Directions for this task
Which lines have the string "split"? Copy all of them from the entries below.

(Stored data)
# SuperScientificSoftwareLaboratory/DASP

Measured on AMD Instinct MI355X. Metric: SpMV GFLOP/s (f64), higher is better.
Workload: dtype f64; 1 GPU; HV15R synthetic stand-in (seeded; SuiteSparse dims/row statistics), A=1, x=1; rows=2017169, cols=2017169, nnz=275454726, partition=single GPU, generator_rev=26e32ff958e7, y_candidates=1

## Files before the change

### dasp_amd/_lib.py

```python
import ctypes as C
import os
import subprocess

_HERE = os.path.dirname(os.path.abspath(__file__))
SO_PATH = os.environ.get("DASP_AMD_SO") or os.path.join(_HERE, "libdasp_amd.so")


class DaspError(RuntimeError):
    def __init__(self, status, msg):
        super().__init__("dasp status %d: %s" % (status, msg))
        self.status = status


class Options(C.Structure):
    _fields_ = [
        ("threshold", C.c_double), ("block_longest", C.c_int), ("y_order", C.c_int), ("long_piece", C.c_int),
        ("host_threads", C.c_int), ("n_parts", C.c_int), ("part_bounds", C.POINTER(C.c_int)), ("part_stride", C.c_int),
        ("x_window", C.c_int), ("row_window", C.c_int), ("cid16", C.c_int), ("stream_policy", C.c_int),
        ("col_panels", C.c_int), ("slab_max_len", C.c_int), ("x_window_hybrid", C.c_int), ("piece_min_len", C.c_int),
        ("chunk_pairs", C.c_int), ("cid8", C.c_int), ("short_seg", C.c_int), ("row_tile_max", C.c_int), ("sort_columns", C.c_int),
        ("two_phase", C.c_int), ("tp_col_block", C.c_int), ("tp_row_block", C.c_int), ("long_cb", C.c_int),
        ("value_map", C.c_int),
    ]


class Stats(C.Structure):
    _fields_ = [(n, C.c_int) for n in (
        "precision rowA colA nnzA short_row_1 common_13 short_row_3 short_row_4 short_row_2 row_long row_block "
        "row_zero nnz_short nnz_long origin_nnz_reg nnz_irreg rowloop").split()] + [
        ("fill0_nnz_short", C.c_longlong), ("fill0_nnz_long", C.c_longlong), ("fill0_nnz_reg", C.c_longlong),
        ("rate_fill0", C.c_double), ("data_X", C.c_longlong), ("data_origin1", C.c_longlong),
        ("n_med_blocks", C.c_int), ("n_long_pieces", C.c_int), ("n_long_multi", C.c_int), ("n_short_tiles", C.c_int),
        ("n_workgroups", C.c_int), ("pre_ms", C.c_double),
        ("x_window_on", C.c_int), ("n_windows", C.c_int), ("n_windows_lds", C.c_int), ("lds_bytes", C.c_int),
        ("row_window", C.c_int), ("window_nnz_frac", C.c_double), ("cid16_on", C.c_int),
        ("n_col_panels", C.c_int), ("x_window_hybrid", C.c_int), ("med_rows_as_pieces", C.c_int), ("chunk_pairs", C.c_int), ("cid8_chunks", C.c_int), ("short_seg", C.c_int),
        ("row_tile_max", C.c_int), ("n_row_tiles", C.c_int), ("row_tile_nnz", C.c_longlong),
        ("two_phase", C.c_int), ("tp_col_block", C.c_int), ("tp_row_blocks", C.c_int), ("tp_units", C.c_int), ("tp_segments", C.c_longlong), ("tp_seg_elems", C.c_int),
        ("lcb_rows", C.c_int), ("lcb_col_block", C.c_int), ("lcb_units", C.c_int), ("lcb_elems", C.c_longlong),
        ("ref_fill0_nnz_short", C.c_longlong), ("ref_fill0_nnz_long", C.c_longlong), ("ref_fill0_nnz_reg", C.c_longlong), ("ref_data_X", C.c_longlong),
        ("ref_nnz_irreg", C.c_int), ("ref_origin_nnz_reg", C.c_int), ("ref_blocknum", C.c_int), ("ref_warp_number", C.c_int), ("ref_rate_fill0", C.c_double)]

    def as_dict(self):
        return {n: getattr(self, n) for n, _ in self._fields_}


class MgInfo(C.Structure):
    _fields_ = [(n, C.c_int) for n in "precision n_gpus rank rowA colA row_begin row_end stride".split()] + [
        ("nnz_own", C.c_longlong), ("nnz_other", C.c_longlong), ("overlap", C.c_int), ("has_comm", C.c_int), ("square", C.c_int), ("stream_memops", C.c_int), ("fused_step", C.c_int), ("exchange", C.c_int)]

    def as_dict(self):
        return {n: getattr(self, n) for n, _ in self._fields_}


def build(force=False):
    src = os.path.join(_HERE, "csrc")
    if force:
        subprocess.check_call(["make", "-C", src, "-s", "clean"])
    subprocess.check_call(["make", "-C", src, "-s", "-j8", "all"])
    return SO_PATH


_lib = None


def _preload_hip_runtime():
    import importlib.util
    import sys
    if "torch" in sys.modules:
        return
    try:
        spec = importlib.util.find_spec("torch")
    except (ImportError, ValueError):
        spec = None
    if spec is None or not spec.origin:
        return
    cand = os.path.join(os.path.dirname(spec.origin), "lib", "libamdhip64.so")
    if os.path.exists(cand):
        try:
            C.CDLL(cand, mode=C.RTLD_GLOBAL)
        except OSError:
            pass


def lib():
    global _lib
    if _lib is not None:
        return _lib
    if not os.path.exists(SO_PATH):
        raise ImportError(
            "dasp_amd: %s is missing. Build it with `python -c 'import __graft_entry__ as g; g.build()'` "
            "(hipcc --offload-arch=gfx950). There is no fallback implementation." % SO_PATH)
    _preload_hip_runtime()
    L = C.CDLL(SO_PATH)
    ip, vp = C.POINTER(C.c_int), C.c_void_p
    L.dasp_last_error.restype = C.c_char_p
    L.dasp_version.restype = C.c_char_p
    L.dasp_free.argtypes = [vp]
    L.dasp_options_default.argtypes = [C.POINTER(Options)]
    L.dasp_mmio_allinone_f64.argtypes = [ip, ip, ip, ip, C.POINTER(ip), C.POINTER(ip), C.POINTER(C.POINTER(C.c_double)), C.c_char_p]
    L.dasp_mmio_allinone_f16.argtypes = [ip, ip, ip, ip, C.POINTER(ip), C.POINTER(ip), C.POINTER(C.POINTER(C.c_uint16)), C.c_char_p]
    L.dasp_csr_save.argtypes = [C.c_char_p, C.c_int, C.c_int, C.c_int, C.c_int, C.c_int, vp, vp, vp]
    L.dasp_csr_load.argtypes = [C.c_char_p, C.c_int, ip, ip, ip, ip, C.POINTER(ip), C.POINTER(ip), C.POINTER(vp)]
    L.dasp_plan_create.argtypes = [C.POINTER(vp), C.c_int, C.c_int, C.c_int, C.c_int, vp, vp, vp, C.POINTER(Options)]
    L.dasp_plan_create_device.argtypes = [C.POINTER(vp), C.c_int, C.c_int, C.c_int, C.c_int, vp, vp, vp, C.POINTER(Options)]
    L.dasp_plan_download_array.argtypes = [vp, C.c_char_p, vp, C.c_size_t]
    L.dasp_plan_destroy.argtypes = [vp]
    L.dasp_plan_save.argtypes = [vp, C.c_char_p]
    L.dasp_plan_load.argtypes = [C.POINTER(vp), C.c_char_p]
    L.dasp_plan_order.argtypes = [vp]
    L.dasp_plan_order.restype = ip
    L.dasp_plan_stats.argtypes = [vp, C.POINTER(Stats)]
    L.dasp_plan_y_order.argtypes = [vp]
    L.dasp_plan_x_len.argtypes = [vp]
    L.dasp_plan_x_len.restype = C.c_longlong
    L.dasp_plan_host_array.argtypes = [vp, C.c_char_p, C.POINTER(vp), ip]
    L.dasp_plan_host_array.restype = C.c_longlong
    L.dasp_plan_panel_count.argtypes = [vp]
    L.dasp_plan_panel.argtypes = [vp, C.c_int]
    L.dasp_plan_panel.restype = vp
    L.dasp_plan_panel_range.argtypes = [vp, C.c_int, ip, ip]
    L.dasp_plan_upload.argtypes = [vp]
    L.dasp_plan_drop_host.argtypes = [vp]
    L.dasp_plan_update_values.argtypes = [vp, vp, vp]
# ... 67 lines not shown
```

Output of the task
        "row_zero nnz_short nnz_long origin_nnz_reg nnz_irreg rowloop").split()] + [
    _fields_ = [(n, C.c_int) for n in "precision n_gpus rank rowA colA row_begin row_end stride".split()] + [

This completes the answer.